Would purchasing a Bavaria 44 or 49 be a mistake?

Please let me know.. 

Thanks..


----------



## TSOJOURNER (Dec 16, 1999)

well those are built in Germany. actually in BAvaraia far away from any water. 

They do built them very modern and use the newest techniqyes for high volume output.

However if you go on the german forums, than you find endless tales of people complaining from keels who pushed upward into the hull over the winter to may other destructive things. They are a lot of boat for the money... but have a questionable reputation in germany.

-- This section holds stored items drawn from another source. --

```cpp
extern "C" int mia_hip_realign(mia_hip_ctx* ctx, const char* new_ref, int32_t ref_len, int circular) {
// ... 233 lines not shown
      bd.rplanes = bd.umax ? ctx->d_rplanes : nullptr;
      bd.rplane_words = ctx->rplane_words;
      bd.plan = ctx->d_bx_plan; bd.expect = ctx->d_bx_expect; bd.lists = ctx->d_bx_lists; bd.list_stride = ctx->bx_cap; bd.ctr = ctx->d_bx_ctr;
      const bool split = ctx->plan_split;
      const bool fork_by_launch = (ctx->ext_events & 1u) && new_flow && !(ctx->dbg & 256u);
      bd.cand = nullptr; bd.cand_n = ctx->d_bx_ctr + (size_t)BXC_CAND * BXC_STRIDE;
      bd.cand2 = nullptr; bd.cand2_n = ctx->d_bx_ctr + (size_t)BXC_CAND2 * BXC_STRIDE;
      int64_t rejects_before = 0;
      for (int k = 1; k < BXF_KINDS; k++) rejects_before += ctx->bx_last[BXC_FAIL0 + k];
      const bool fine = split && ctx->use_fine && (ctx->use_fine > 1 || !ctx->flat || n >= 4000000 || !ctx->ref_mostly_bases || rejects_before * 20 > n);
      if (split) {
        if (n > ctx->cand_cap) {
          if (dev_alloc(ctx, &ctx->d_bx_cand, (size_t)n)) return MIA_HIP_ERR_NOMEM;
          ctx->cand_cap = n;
        }
        if (fine && n > ctx->cand2_cap) {
          if (dev_alloc(ctx, &ctx->d_bx_cand2, (size_t)n)) return MIA_HIP_ERR_NOMEM;
          ctx->cand2_cap = n;
        }
        bd.cand = ctx->d_bx_cand;
        if (fine) bd.cand2 = ctx->d_bx_cand2;
      }
      const int last_phase = split ? (fine ? 3 : 2) : 0;
      {
        int64_t lr = 0;
        for (int k = 1; k < BXF_KINDS; k++) lr += ctx->bx_last[BXC_FAIL0 + k];
        const bool many_early = !ctx->ref_mostly_bases || lr * 20 > n;
        planner_head_first = new_flow && ctx->deferred && many_early && !(ctx->dbg & 256u);
        const bool plain_wanted = many_early;
        direct_open = new_flow && ctx->deferred && ctx->use_direct_open && !plain_wanted && !planner_head_first && !(ctx->dbg & 256u) &&
                      !(ctx->bx_dbg & (4u | 8u));
      }
      bd.open = nullptr; bd.open_n = ctx->d_bx_ctr + (size_t)BXC_OPEN * BXC_STRIDE;
      ctx->direct_open_now = direct_open;
      if (direct_open) {
        if (n > ctx->open_cap) { if (dev_alloc(ctx, &ctx->d_open_list, (size_t)n)) return MIA_HIP_ERR_NOMEM; ctx->open_cap = n; }
        if (!ctx->d_slabs_open && hipMalloc((void**)&ctx->d_slabs_open, (size_t)OPEN_SLAB_BYTES * OPEN_WGS) != hipSuccess) return MIA_HIP_ERR_NOMEM;
        bd.open = ctx->d_open_list;
        ctx->direct_open_steps++;
      }
      if (!fine && ctx->use_fine < 2) bd.tab.maxw = 32;
      const bool quick = split && new_flow && want_bits && !(ctx->bx_dbg & 32u) && bd.umax != nullptr &&
                         (!fine || n >= 2000000 || ctx->use_quick > 1);
      bd.qlist = nullptr; bd.qlist_n = ctx->d_filter_n + 1; bd.mark_all = 0; bd.to_late = 0; bd.qch = 4;
      bool plan_launched = false;
      const bool fork_at_quick = quick && ctx->deferred && direct_open && !fine && !planner_head_first && !(ctx->bx_dbg & (4u | 8u));
      bd.kb = KmerBits{quick ? ctx->d_kbits : nullptr, ctx->L};
      const bool quick_lds = quick && words * 24 <= 38 * 1024;
      bd.plane_words = (int32_t)(quick_lds ? words : 0);
      if (quick) {
        if (n > ctx->left_cap) { if (dev_alloc(ctx, &ctx->d_left_list, (size_t)n)) return MIA_HIP_ERR_NOMEM; ctx->left_cap = n; }
        bd.qlist = ctx->d_left_list;
        ctx->quick_steps++;
      }
      if (stage_begin(ctx, STG_BX_PLAN)) return MIA_HIP_ERR_NOMEM;
      {
        const int32_t* in_list = quick ? ctx->d_left_list : nullptr;
        const dim3 pb(256);
        const int nwords = (ctx->max_len + 63) >> 6;
        const bool one_launch = quick && !fine;
        if (quick) {
          bd.qch = (n >= 4000000 && words * 24 <= 16 * 1024) ? BX_QCH : 4;
          const dim3 pg((unsigned)((n + 256 * bd.qch - 1) / (256 * bd.qch)));
          hipEvent_t done = (fork_at_quick && fork_by_launch) ? ctx->ev_fork : nullptr;
          const int32_t* in_list = nullptr;
#define MIA_PLAN(NWV, PHV) launch_k(k_bx_plan<NWV, PHV>, pg, pb, (size_t)(bx_quick_lds_words(bd.qch) * 8 + (PHV == 5 ? words * 24 : 0)), ctx->stream, done, ctx->rs, ref, rp, kh, (int64_t)wrap, bd, in_list, (const uint32_t*)(ctx->d_filter_n + 1), n, ctx->d_bin_of)
          if (quick_lds) { switch (nwords) { case 1: MIA_PLAN(1, 5); break; case 2: MIA_PLAN(2, 5); break; case 3: MIA_PLAN(3, 5); break; default: MIA_PLAN(4, 5); break; } }
          else { switch (nwords) { case 1: MIA_PLAN(1, 4); break; case 2: MIA_PLAN(2, 4); break; case 3: MIA_PLAN(3, 4); break; default: MIA_PLAN(4, 4); break; } }
#undef MIA_PLAN
          bd.mark_all = 1;
          if (fork_at_quick) {
            if (!fork_by_launch) HIPCHK(hipEventRecord(ctx->ev_fork, ctx->stream));
            bd.to_late = 1;
          }
        }
        const int phase_first = (split && !one_launch) ? 1 : 0, phase_last = one_launch ? 0 : last_phase;
        plan_launched = true;
        for (int phase = phase_first; phase <= phase_last; phase++) {
          const dim3 pg(phase >= 2 ? (unsigned)std::min<int64_t>((n + 255) / 256, 1024) : (unsigned)(one_launch ? std::min<int64_t>((n + 255) / 256, 256) : (n + 255) / 256));
          hipEvent_t done = (fork_by_launch && phase == phase_last && !planner_head_first && !fork_at_quick) ? ctx->ev_fork : nullptr;
#define MIA_PLAN(NWV, PHV) launch_k(k_bx_plan<NWV, PHV>, pg, pb, 0, ctx->stream, done, ctx->rs, ref, rp, kh, (int64_t)wrap, bd, in_list, (const uint32_t*)(ctx->d_filter_n + 1), n, ctx->d_bin_of)
#define MIA_PLAN_NW(PHV) switch (nwords) { case 1: MIA_PLAN(1, PHV); break; case 2: MIA_PLAN(2, PHV); break; case 3: MIA_PLAN(3, PHV); break; default: MIA_PLAN(4, PHV); break; }
          switch (phase) {
            case 0: if (one_launch) { MIA_PLAN_NW(6) } else { MIA_PLAN_NW(0) } break;
            case 1: MIA_PLAN_NW(1) break;
            case 2: MIA_PLAN_NW(2) break;
            default: MIA_PLAN_NW(3) break;
          }
#undef MIA_PLAN_NW
#undef MIA_PLAN
        }
        bd.to_late = 0;
      }
      stage_end(ctx, STG_BX_PLAN);
      HIPCHK(hipGetLastError());
      if (planner_head_first) {
        hipLaunchKernelGGL(k_plan_count, dim3(gb), dim3(tb), 0, ctx->stream, ctx->rs, ref, ctx->packs, 1, filtered, filtered, ctx->d_bin_of, d_count, ctx->d_filter_n);
        hipLaunchKernelGGL(k_plan_scan, dim3(1), dim3(512), 0, ctx->stream, d_count, d_off, ctx->d_plan_hdr, 0, ctx->d_list);
        launch_k(k_plan_fill, dim3(gb), dim3(tb), 0, ctx->stream, fork_by_launch ? ctx->ev_fork : nullptr, n, (const int32_t*)ctx->d_bin_of, (const int32_t*)d_off, d_cursor, ctx->d_list);
        HIPCHK(hipGetLastError());
      }
      if (!(ctx->dbg & 256u)) {
        if (new_flow) {
          hipStream_t vs = (ctx->deferred && !fork_at_quick) ? ctx->stream : ctx->stream2;
// ... 946 lines not shown
```

mapping-iterative-assembler_amd/csrc/mia_kernels.h:

```cpp
#pragma once
#include <hip/hip_runtime.h>
#include <stdint.h>

#include "align_body.h"
#include "align_body_quad.h"
#include "align_body_quad_plain.h"
#include "diag_filter.h"
#include "band_body.h"
#include "mia_layout.h"
#include "wave_dev.h"

namespace mia {

constexpr int N_CPL = 3;
constexpr int BIN_WIDE = N_CPL;
constexpr int BIN_QUAD0 = BIN_WIDE + 1;
constexpr int N_BINS = BIN_QUAD0 + MAX_READ + 1;
constexpr int SUB_LDS_BYTES = MAX_READ * 10;

struct ReadSet {
  int64_t n;
  const uint8_t* packed;
  const uint32_t* roff;
  const uint16_t* len;
// ... 340 lines not shown
    a.trace_stride = (uint32_t)((l1 + 3) & ~3);
    a.cols_out = rs.cols + (int64_t)i * rs.stride;
    a.dbg = dbg;
    AlignResult r = WindowAligner<DevWave, CPL>::run(wave, a);
    if (wave.lane() == 0) {
      if (r.status & ST_ESCAPE) {
        int p = atomicAdd(wide_count, 1);
        wide_list[p] = i;
      } else {
        rs.score[i] = r.score;
        rs.refstart[i] = s;
        rs.abr[i] = (int16_t)r.abr;
        rs.as[i] = r.abc + s;
        rs.ae[i] = r.aec + s;
      }
      rs.status[i] = r.status;
    }
    wave.lds_fence();
  }
}
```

Why not a few feet smaller and much better like a sabre or tartan 

Thorsten

I havent said anything about catalinas did I ? Somewaht the same mass produced boat, looks good in many peoples eyes, has lotsa room , is a lot of boat for the money. Still a lot of people hate them ( for whatever reason . I dont want to start something here, but i can see the similarities )


----------



## jack_patricia (May 20, 2001)

Jack:

Bavaria Yachts are reportedly the largest builder in Europe. They are the classic ''price boat'' builder, which is to say they develop a marketing goal - e.g. a new 35 foot fractionally rigged sloop that will cost less than 80K Euros - and then they make a series of manufacturing decisions to deliver the boat accordingly. Some of their cost efficiencies come from automation (which may/may not be a good thing re: build quality) while other cost savings are simply due to modest fit-out, light scantlings and an emphasis on speed over thoroughness WRT production. When Practical Boat Owner in the UK recently did a review of the factory and its product (vs. any specific boat) they observed that the one laborer in the plant who seemed to enjoy job security was the fellow with the caulking gun who could fill all the unclosed seams and joinerwork gaps. That certainly sums up my impression of how they look, and I find the functionality of their cockpit, layout and such to be disappointing.

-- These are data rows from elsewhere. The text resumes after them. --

#ifndef RCA_CONV_WPB
#define RCA_CONV_WPB 1
#endif
#ifndef RCA_CONV_OCC
#define RCA_CONV_OCC 2
#endif
#ifndef RCA_CONV_PIPE
#define RCA_CONV_PIPE 1
#endif
#ifndef RCA_CONV_PRIO
#define RCA_CONV_PRIO 1
#endif
#ifndef RCA_CONV_ABUF
#define RCA_CONV_ABUF 1
#endif
#ifndef RCA_CONV_EPRIO
#define RCA_CONV_EPRIO 1
#endif
#ifdef RCA_ABL_NOBREAD
#define RCA_ABL_BREAD(x) (slope)
#else
#define RCA_ABL_BREAD(x) (x)
#endif
typedef __bf16 conv_bf16x8 __attribute__((ext_vector_type(8)));
typedef __bf16 conv_bf16x2 __attribute__((ext_vector_type(2)));
__device__ __forceinline__ unsigned conv_pack_bf16x2(float a, float b) {
    const conv_bf16x2 v = {(__bf16)a, (__bf16)b};
    return __builtin_bit_cast(unsigned, v);
}
template <int BF>
__device__ __forceinline__ void conv_split8(const float (&w)[8], uint4& hi, uint4& lo) {
    unsigned ph[4], pl[4];
#pragma unroll
    for (int j = 0; j < 4; ++j) {
        ph[j] = conv_pack_bf16x2(w[2 * j], w[2 * j + 1]);
        pl[j] = BF == 3 ? conv_pack_bf16x2(w[2 * j] - __uint_as_float(ph[j] << 16), w[2 * j + 1] - __uint_as_float(ph[j] & 0xffff0000u)) : 0u;
    }
    hi = make_uint4(ph[0], ph[1], ph[2], ph[3]);
    lo = make_uint4(pl[0], pl[1], pl[2], pl[3]);
}
template <int KS, int S, int CIC, int WM, int WN, int FUSE, int TR, int BF = 0, int FULLC = 0>
__global__ __launch_bounds__(64 * RCA_CONV_WPB, (((KS == 8 && CIC == 2) || (KS == 16 && CIC == 1)) && WM * WN < 8) ? 3 : RCA_CONV_OCC) void conv1d_mfma_kernel(const float* __restrict__ x, const float* __restrict__ wp,
                                                          const float* __restrict__ bias, float* __restrict__ y,
                                                          int Cin, int Lin, int Cout, int Lout, long Ncols, int nchunks,
                                                          int pre, float slope, FuseIn fin, TrInfo tr) {
    constexpr int MT = WM * 32;
    constexpr int NW = WN * 32;
    constexpr int U = ConvLds<S>::stride(NW);
    constexpr int KPC = CIC * KS / 2;
    constexpr int QPC = KPC / 4;
    constexpr int E = (NW + 2) * S;
    constexpr int PW = (S % 2 == 0 && !TR) ? 2 : 1;
    constexpr int RE = (E + 64 * PW - 1) / (64 * PW);
    constexpr int padL = (KS - S + 1) / 2;
    constexpr int BUF = CIC * S * U + 4;
    static_assert((CIC * KS) % 8 == 0, "chunk must hold whole weight quads");

    extern __shared__ __attribute__((aligned(16))) float xs_all[];
#ifdef RCA_CONV_TIMELINE
    long* const tl_buf = rca_prof_buf;
#endif
    RCA_TL_STAMP(tl0);

    const int lane = threadIdx.x & 63;
    const int half = lane >> 5;
    const int wave = __builtin_amdgcn_readfirstlane(threadIdx.x >> 6);
    float* xs = xs_all + wave * 2 * BUF;
    const int n_co_real = (Cout + MT - 1) / MT;
    const int n_co = TR ? n_co_real * tr.s : n_co_real;
    const long wg = blockIdx.x;
    const int xcd = (int)(wg & 7);
    const long seq = wg >> 3;
    const int co_tile_x = __builtin_amdgcn_readfirstlane((int)(seq % n_co));
    const int phase = TR ? co_tile_x / n_co_real : 0;
    const int co_tile = TR ? co_tile_x % n_co_real : co_tile_x;
    const long col_tile = (seq / n_co) * 8 + xcd;
    const long n0 = (col_tile * RCA_CONV_WPB + wave) * NW;
    const int co0 = co_tile * MT;
    if (n0 >= Ncols) return;
    const long n_base = n0 > 0 ? n0 - 1 : 0;
    const int b_base = __builtin_amdgcn_readfirstlane((int)((unsigned)n_base / (unsigned)Lout));
    const int t_base = (int)(n_base - (long)b_base * Lout);
    const int lead = n0 > 0 ? 0 : 1;
    const long left = Ncols - n_base;
    const int ncol_left = left > NW + 2 ? NW + 2 : (int)left;
    auto rel_bt = [&](int dn, int& bb, int& tt) {
        int dt = dn + t_base;
        bb = 0;
        if (Lout >= NW + 3) {
            if (dt >= Lout) { dt -= Lout; bb = 1; }
        } else {
            bb = dt / Lout;
            dt -= bb * Lout;
        }
        tt = dt;
    };

    constexpr unsigned OOB = 0x80000000u;
    const rca_rsrc_t rs_x = rca_make_rsrc(FUSE ? fin.src.base : x + (long)b_base * Cin * Lin, 0x7FFFFFFF);
    const rca_rsrc_t rs_none = rca_make_rsrc(FUSE ? fin.src.base : x, 0);
    unsigned s_boff[RE];
    int s_loff[RE];
    bool s_ok[FUSE ? RE : 1];
    float pc[FUSE ? RE : 1][6 + PW];
    rca_rsrc_t rs_pcm = rs_none;
    unsigned prow[2] = {0u, 0u};
    if (FUSE) {
        long o0, o1;
        if (fin.src.row_off) {
            const long nrows = (Ncols + Lout - 1) / Lout;
            o0 = fin.src.row_off[b_base];
            o1 = fin.src.row_off[b_base + 1 < nrows ? b_base + 1 : b_base];
        } else {
            const int C = fin.src.C;
            const int c0 = b_base % C, w0 = b_base / C;
            const int c1 = c0 + 1 == C ? 0 : c0 + 1, w1 = c0 + 1 == C ? w0 + 1 : w0;
            o0 = (long)c0 * fin.src.chan_stride + (long)w0 * fin.src.win_stride;
            o1 = (long)c1 * fin.src.chan_stride + (long)w1 * fin.src.win_stride;
        }
        const long om = o0 < o1 ? o0 : o1;
        rs_pcm = rca_make_rsrc(fin.src.base + om, 0x7FFFFFFF);
        prow[0] = (unsigned)(o0 - om);
        prow[1] = (unsigned)(o1 - om);
    }
#pragma unroll
    for (int r = 0; r < RE; ++r) {
        const int e = PW * (lane + 64 * r);
        const int slot = e / S, p = e - slot * S;
        const int dn = slot - lead;
        bool ok = e < E && dn >= 0 && dn < ncol_left;
        int bb, t;
        rel_bt(ok ? dn : 0, bb, t);
        if (TR && t >= Lin) ok = false;
        s_loff[r] = e < E ? p * U + slot : (U > NW + 2 ? U - 1 : -1);
        s_boff[r] = ok ? ((unsigned)bb * (unsigned)(Cin * Lin) + (unsigned)(t * S + p)) * 4u : OOB;
        if (FUSE) {
            s_ok[r] = ok;
            const int i = t * S + p;
            const unsigned ro = bb ? prow[1] : prow[0];
#pragma unroll
            for (int kk = 0; kk < 6 + PW; ++kk) {
                const int j = i + kk - 3;
                const unsigned off = (ok && j >= 0 && j < fin.src.T) ? (ro + (unsigned)j) * 4u : OOB;
                pc[r][kk] = rca_buffer_load_f32(rs_pcm, (int)off, 0, 0);
            }
        }
    }
    float sreg[CIC][RE][PW];
    auto stage_load = [&](int c) {
#pragma unroll
        for (int cl = 0; cl < CIC; ++cl) {
            const int ci = c * CIC + cl;
            if (FUSE) {
                const int cc = ci < Cin ? ci : 0;
                const float* wr = fin.w_in + cc * 7;
                const float bi = fin.b_in[cc];
#pragma unroll
                for (int r = 0; r < RE; ++r)
#pragma unroll
                    for (int j = 0; j < PW; ++j) {
// ... 281 lines not shown
        }
        RCA_TL_STAMP(td);
        RCA_TL_MIN(tl_load, tb, tc); RCA_TL_ADD(tl_mfma, tb, tc); RCA_TL_ADD(tl_write, tc, td);
        if (c + 1 >= nchunks) break;
        const int c2 = min(c + 2, lastc);
        stage_load(c2);
        __builtin_amdgcn_sched_barrier(0);
        __builtin_amdgcn_s_setprio(RCA_CONV_EPRIO);
        if constexpr (BF != 0) compute_b(1, c2, edge_tag);
        else if constexpr (PIPE) compute_p(1, c2, edge_tag);
        else compute_t(1, c2, edge_tag);
        __builtin_amdgcn_s_setprio(RCA_CONV_PRIO ? 3 : 2);
        __builtin_amdgcn_sched_barrier(0);
        stage_write_t(0, act_tag);
        __builtin_amdgcn_wave_barrier();
        if constexpr (PIPE) {
            read_head(0);
            __builtin_amdgcn_sched_barrier(0);
        }
    }
    };
    if (pre & 1) {
        if (edges) chunk_loop(std::true_type{}, std::true_type{});
        else chunk_loop(std::false_type{}, std::true_type{});
    } else {
        if (edges) chunk_loop(std::true_type{}, std::false_type{});
        else chunk_loop(std::false_type{}, std::false_type{});
    }

    if (RCA_CONV_EPRIO) __builtin_amdgcn_s_setprio(0);
    RCA_TL_STAMP(tl2);
    const long orow = TR ? tr.Lout : Lout;
    const bool full_rows = co0 + MT <= Cout;
    float* const yw = y + ((long)b_base * Cout + co0) * orow;
#pragma unroll
    for (int wn = 0; wn < WN; ++wn) {
        const int dn = 1 - lead + wn * 32 + (lane & 31);
        if (dn >= ncol_left) continue;
        int bb, t;
        rel_bt(dn, bb, t);
        int ocol = t;
        if (TR) {
            ocol = tr.s * t - tr.padL + phase;
            if (ocol < 0 || ocol >= (int)orow) continue;
        }
        const unsigned voff = ((unsigned)bb * (unsigned)(Cout * (int)orow) + (unsigned)ocol + (unsigned)(4 * half) * (unsigned)orow) * 4u;
        if (pre & 2) {
#pragma unroll
            for (int wm = 0; wm < WM; ++wm)
#pragma unroll
                for (int r = 0; r < 16; ++r) acc[wm][wn][r] = fmaxf(acc[wm][wn][r], acc[wm][wn][r] * slope);
        }
        if (full_rows) {
#pragma unroll
            for (int wm = 0; wm < WM; ++wm)
#pragma unroll
                for (int r = 0; r < 16; ++r) {
                    const int cu = wm * 32 + (r & 3) + 8 * (r >> 2);
                    char* const yr = reinterpret_cast<char*>(yw + (long)cu * orow);
                    *reinterpret_cast<float*>(yr + voff) = acc[wm][wn][r];
                }
        } else {
#pragma unroll
            for (int wm = 0; wm < WM; ++wm)
#pragma unroll
                for (int r = 0; r < 16; ++r) {
                    const int cu = wm * 32 + (r & 3) + 8 * (r >> 2);
                    char* const yr = reinterpret_cast<char*>(yw + (long)cu * orow);
                    if (co0 + cu + 4 * half < Cout) *reinterpret_cast<float*>(yr + voff) = acc[wm][wn][r];
                }
        }
    }
#ifdef RCA_CONV_TIMELINE
    if (tl_buf && lane == 0) {
        const long tl3 = (long)wall_clock64();
        const unsigned hw = __builtin_amdgcn_s_getreg((31 << 11) | (0 << 6) | 4);
        const unsigned xcc = __builtin_amdgcn_s_getreg((3 << 11) | (0 << 6) | 20);
        constexpr int region = KS == 4 ? 0 : KS == 8 ? 1 : KS == 10 ? 2 : KS == 16 ? 3 : KS == 3 ? 4 : 5;
        long* o = tl_buf + ((long)region * 65536 + ((blockIdx.x * RCA_CONV_WPB + wave) & 0xFFFF)) * 8;
        o[6] = tl_load | (tl_mfma << 32);
        o[7] = tl_write | ((long)nchunks << 32);
        o[0] = tl0; o[1] = tl1; o[2] = tl2; o[3] = tl3;
        o[4] = (long)hw | ((long)xcc << 32);
        o[5] = (long)KS | ((long)S << 8) | ((long)WM << 16) | ((long)wave << 24) | ((long)blockIdx.x << 32);
    }
#endif
}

But...if all this is fair, how come they build and sell so many boats? You have to visit Europe to appreciate how active are their sailing clubs and training schools over here. Legislation requires course completion for any amount of sailing, and many folks can''t afford to own their own boat. Thus, charters and sailing schools are huge buying groups...and as you would suspect, schools and for-profit businesses appreciate the low entry price point. In truth, so do most buyers. Given the limited use most of us make of our sailboats, perhaps a Bavaria is a more suitable choice than it deserves to be more many buyers.

Jack


----------



## Jeff_H (Feb 26, 2000)

I have to weigh in with the others on this. My sense of the Bavaria''s is pretty much as the others have noted, Crawling around the bowels of one, the glass work looks poorly done with comparatively wide spread use of non-directional fabrics, dubious construction details and not particularly well developed rig and hull designs. They are cheap to buy but I would hate to own one. I was on a roughly 3 year old one last summer and was amazed at how beat up this boat looked. Obviously this is way too small a sampling to tell anything about the long term prospects of a whole line of boats especially since I do not know any details of the boat''s history. 

My sense is that you would be much better served with boats like the Elans, Hanse, Dehlers, Beneteau First Series or with a bit more budget with something like a Tartan, Sabre, J-boat cruising series. Even Hunters, Catalinas and Beneteau''s number series seem to be better constructed and detailed than the Bavarias. 

(A peince of me is particularly disappointed in the Bavarias,given their reliance on America''s stereotyping of anything German as somehow better made and their failure to deliver on that inference.)

Jack, one minor but not terribly relevant point, as far as I know, the Beneteau group is the largest producers of sailboats in the world pretty much dwarfing the other companies. The last statistics that I saw, thier porduction was greater than Hunter and Catalina combined. At that time Bavarias were a pretty distant second place in the European marketplace. What I don''t know is whether the published numbers were for all of Beneteaus'' many divisions and multiple worldwide production facilities. Do you have more up to date data that suggests that Bavaria has passed Beneteau somehow?

Jeff


----------



## meolsen (Apr 5, 2003)

Jeff H,

I see on the board today comments about the Farr design being ''rolly'' and uncomfortable at sea. Do you find in your experience that this translates to the newer First series, 36.7 and 40.7, as well? 

Mike


----------



## maxcontax (Jan 30, 2002)

I have not had the opportunity to sail a 42-47 Bav but have chartered their 36 and 32 models. The sailing characteristics would not be relevant for you but the construction and layout may be: they are aesthetically pretty boats, they market them as if they are a BMW car, with a certain pride of construction etc. that edges towards unwarranted arrogance. To summarize my experience, they did not appear to me to have an edge over a similar sized Hunter, whatsoever, in fit, finish and sailing behaviour. I ended up with a used Beneteau when the day to purchase came. I still like the Bavaria''s style and the passengers feel special when they are in the salon, it is quite elegant. They are as good as but not better than, is my opinion--


----------



## jack_patricia (May 20, 2001)

Jeff, I think PBO''s statement was that the Bavaria factory (not ''yard'', mind you...) which they visited was the largest volume producer among all the (other, individual) factories in Europe. That''s as opposed to how many hulls of a given brand are built, Europe- or world-wide in the same period.

Sorry if I didn''t say that right...

Jack


----------



## Jeff_H (Feb 26, 2000)

I can see that. Thanks for the clarification. I like your other point. It is funny how at some point in my lifespan boats ceased being built at boatyards and began being built at factories. 

Regards
Jeff


----------